Records for this task -
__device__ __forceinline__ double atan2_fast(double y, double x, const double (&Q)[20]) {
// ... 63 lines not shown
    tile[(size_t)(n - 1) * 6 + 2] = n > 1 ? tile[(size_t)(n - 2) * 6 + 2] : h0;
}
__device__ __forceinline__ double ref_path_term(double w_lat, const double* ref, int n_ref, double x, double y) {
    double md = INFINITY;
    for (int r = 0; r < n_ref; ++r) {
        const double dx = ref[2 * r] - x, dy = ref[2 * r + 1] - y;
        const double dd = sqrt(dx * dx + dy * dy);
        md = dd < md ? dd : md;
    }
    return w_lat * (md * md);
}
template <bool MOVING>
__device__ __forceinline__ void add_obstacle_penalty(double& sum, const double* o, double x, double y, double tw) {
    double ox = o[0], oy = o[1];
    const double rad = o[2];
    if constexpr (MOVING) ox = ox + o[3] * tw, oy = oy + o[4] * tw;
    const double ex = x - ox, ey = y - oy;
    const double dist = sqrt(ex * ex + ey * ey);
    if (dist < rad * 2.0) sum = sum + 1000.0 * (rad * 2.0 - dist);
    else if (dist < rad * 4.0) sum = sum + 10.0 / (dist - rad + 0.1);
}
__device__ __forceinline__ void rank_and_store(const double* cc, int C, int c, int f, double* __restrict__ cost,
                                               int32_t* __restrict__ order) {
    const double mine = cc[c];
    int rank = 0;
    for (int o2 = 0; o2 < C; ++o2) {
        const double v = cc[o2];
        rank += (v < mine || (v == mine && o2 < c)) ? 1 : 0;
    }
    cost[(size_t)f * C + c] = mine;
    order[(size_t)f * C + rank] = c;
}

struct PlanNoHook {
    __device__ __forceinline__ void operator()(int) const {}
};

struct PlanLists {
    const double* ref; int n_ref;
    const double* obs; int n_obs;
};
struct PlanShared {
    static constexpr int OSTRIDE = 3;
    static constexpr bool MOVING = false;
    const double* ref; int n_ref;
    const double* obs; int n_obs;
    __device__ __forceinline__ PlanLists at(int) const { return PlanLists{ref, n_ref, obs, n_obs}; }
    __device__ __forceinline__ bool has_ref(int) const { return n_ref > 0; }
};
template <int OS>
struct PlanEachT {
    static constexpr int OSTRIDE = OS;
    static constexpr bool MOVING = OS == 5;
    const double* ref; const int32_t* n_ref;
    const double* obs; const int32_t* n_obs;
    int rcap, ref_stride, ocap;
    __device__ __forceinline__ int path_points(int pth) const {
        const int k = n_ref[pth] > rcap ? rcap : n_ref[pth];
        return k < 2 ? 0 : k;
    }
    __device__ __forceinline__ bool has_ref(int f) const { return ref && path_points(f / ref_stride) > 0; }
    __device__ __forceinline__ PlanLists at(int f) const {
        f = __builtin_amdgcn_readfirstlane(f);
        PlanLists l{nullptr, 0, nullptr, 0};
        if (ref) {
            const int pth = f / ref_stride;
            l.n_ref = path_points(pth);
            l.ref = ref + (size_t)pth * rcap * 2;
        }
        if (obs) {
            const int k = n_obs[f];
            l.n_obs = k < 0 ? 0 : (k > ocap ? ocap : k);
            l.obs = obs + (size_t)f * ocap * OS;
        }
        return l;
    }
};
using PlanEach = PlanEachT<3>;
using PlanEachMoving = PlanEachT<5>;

==

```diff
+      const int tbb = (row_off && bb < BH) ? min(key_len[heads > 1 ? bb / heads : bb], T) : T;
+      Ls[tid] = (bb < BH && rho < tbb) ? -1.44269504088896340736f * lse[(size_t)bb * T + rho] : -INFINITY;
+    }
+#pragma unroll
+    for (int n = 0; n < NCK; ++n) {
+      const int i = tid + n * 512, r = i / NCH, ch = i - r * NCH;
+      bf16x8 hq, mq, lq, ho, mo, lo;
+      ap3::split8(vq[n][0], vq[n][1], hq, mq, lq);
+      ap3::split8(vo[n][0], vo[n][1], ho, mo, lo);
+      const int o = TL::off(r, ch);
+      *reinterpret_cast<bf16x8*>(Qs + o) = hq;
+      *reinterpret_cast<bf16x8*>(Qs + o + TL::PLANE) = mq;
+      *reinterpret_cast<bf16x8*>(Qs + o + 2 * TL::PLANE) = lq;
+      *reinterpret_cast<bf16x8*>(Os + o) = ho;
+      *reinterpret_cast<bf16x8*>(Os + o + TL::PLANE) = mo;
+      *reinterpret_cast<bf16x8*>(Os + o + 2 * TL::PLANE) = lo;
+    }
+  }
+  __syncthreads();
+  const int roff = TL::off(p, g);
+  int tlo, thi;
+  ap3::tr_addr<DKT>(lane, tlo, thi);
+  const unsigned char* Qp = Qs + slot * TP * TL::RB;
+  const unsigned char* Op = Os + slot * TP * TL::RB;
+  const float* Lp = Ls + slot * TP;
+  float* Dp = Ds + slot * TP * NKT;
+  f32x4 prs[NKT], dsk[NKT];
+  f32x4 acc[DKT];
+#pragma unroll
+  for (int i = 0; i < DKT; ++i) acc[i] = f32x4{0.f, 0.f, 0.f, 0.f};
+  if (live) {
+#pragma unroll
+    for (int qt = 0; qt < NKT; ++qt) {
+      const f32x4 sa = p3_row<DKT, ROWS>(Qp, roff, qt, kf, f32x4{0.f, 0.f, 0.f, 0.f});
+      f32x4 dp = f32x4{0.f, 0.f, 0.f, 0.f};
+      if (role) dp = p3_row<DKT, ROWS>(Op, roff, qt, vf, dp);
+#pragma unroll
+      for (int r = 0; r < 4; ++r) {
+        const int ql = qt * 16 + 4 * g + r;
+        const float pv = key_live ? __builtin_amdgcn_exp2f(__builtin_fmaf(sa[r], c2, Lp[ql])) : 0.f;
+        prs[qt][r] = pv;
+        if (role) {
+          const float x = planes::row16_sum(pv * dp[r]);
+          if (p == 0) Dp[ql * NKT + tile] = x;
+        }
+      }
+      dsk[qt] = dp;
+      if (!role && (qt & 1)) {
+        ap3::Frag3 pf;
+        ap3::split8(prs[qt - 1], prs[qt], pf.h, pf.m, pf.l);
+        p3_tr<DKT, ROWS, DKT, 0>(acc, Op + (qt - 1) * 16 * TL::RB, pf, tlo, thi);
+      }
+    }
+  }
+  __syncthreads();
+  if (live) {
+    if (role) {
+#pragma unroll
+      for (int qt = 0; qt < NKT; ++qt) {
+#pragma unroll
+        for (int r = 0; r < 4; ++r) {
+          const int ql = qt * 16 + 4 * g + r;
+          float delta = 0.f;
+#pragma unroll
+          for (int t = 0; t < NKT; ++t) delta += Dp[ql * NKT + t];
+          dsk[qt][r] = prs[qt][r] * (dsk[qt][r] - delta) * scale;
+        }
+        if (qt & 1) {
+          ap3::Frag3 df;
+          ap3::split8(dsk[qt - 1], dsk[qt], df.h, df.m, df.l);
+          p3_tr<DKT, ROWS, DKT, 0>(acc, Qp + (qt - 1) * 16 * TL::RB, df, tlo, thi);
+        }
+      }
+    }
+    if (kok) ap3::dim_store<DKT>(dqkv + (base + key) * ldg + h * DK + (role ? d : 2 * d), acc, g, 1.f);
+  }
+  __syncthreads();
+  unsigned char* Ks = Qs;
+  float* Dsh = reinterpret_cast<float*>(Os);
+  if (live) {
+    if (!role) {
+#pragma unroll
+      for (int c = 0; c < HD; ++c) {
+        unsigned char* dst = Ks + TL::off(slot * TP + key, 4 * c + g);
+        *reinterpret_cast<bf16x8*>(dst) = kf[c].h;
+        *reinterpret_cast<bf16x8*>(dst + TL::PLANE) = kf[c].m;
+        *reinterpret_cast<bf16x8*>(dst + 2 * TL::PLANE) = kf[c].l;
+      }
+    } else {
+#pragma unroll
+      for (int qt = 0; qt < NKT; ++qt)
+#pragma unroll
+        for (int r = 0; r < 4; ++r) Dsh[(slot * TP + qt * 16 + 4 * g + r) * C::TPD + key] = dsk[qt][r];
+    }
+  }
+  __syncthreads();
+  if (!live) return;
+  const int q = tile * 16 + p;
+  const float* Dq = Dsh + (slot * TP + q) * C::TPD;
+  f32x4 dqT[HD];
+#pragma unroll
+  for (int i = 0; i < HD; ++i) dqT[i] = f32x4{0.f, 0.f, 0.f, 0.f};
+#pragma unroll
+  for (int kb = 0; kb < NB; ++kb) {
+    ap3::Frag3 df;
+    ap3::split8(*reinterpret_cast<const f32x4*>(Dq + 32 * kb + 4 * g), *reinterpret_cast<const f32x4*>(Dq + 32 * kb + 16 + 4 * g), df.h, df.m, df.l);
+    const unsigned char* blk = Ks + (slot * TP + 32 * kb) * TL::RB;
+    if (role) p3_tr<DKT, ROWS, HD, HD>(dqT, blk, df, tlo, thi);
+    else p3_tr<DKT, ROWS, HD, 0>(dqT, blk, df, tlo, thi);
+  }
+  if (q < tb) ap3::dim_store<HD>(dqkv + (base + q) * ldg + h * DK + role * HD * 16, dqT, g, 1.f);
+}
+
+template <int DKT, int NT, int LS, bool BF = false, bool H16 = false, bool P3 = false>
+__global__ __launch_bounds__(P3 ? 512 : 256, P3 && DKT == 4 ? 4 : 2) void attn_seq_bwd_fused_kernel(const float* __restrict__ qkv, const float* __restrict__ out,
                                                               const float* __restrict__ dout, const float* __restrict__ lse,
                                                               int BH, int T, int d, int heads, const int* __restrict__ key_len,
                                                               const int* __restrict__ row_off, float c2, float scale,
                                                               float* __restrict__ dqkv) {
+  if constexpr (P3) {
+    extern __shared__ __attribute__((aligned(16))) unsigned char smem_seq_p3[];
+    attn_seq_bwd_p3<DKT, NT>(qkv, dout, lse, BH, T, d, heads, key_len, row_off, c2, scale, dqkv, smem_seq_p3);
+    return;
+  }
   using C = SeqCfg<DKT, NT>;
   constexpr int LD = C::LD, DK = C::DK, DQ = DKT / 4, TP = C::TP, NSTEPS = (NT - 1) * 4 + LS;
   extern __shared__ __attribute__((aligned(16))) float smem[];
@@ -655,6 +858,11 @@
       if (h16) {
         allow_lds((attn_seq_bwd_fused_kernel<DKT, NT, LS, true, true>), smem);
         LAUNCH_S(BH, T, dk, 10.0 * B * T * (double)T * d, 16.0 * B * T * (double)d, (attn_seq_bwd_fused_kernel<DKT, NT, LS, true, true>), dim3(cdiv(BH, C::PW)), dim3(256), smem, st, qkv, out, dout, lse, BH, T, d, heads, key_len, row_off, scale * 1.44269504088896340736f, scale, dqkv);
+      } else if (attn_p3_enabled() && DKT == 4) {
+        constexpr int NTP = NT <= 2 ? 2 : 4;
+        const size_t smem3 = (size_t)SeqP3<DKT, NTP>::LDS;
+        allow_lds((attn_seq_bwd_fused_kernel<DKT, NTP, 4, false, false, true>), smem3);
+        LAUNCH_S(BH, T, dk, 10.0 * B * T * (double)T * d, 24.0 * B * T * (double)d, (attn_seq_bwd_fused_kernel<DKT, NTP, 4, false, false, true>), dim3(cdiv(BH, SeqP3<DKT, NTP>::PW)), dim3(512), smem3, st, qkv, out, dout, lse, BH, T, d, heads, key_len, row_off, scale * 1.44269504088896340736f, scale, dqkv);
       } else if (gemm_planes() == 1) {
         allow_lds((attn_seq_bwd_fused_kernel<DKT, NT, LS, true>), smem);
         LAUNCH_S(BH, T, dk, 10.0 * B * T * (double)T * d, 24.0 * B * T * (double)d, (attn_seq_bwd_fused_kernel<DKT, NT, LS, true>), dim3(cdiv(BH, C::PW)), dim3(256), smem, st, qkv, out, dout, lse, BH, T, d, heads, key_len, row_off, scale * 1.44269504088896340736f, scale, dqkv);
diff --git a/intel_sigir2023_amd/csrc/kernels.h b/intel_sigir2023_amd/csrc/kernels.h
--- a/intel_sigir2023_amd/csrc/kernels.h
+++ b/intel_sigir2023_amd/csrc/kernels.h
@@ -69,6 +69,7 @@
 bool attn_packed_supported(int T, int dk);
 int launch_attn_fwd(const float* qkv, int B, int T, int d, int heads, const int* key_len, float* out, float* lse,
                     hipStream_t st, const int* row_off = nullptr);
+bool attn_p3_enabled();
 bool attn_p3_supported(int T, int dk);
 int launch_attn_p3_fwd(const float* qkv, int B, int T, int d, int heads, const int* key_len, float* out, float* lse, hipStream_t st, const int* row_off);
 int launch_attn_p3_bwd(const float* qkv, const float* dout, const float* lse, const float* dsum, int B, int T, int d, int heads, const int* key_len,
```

Work to complete -
Take the entries above and return only the lines from the one with "return w_lat * (md * md);" to the one with "const double v = cc[o2];", both included, unchanged.

Expected answer -
    return w_lat * (md * md);
}
template <bool MOVING>
__device__ __forceinline__ void add_obstacle_penalty(double& sum, const double* o, double x, double y, double tw) {
    double ox = o[0], oy = o[1];
    const double rad = o[2];
    if constexpr (MOVING) ox = ox + o[3] * tw, oy = oy + o[4] * tw;
    const double ex = x - ox, ey = y - oy;
    const double dist = sqrt(ex * ex + ey * ey);
    if (dist < rad * 2.0) sum = sum + 1000.0 * (rad * 2.0 - dist);
    else if (dist < rad * 4.0) sum = sum + 10.0 / (dist - rad + 0.1);
}
__device__ __forceinline__ void rank_and_store(const double* cc, int C, int c, int f, double* __restrict__ cost,
                                               int32_t* __restrict__ order) {
    const double mine = cc[c];
    int rank = 0;
    for (int o2 = 0; o2 < C; ++o2) {
        const double v = cc[o2];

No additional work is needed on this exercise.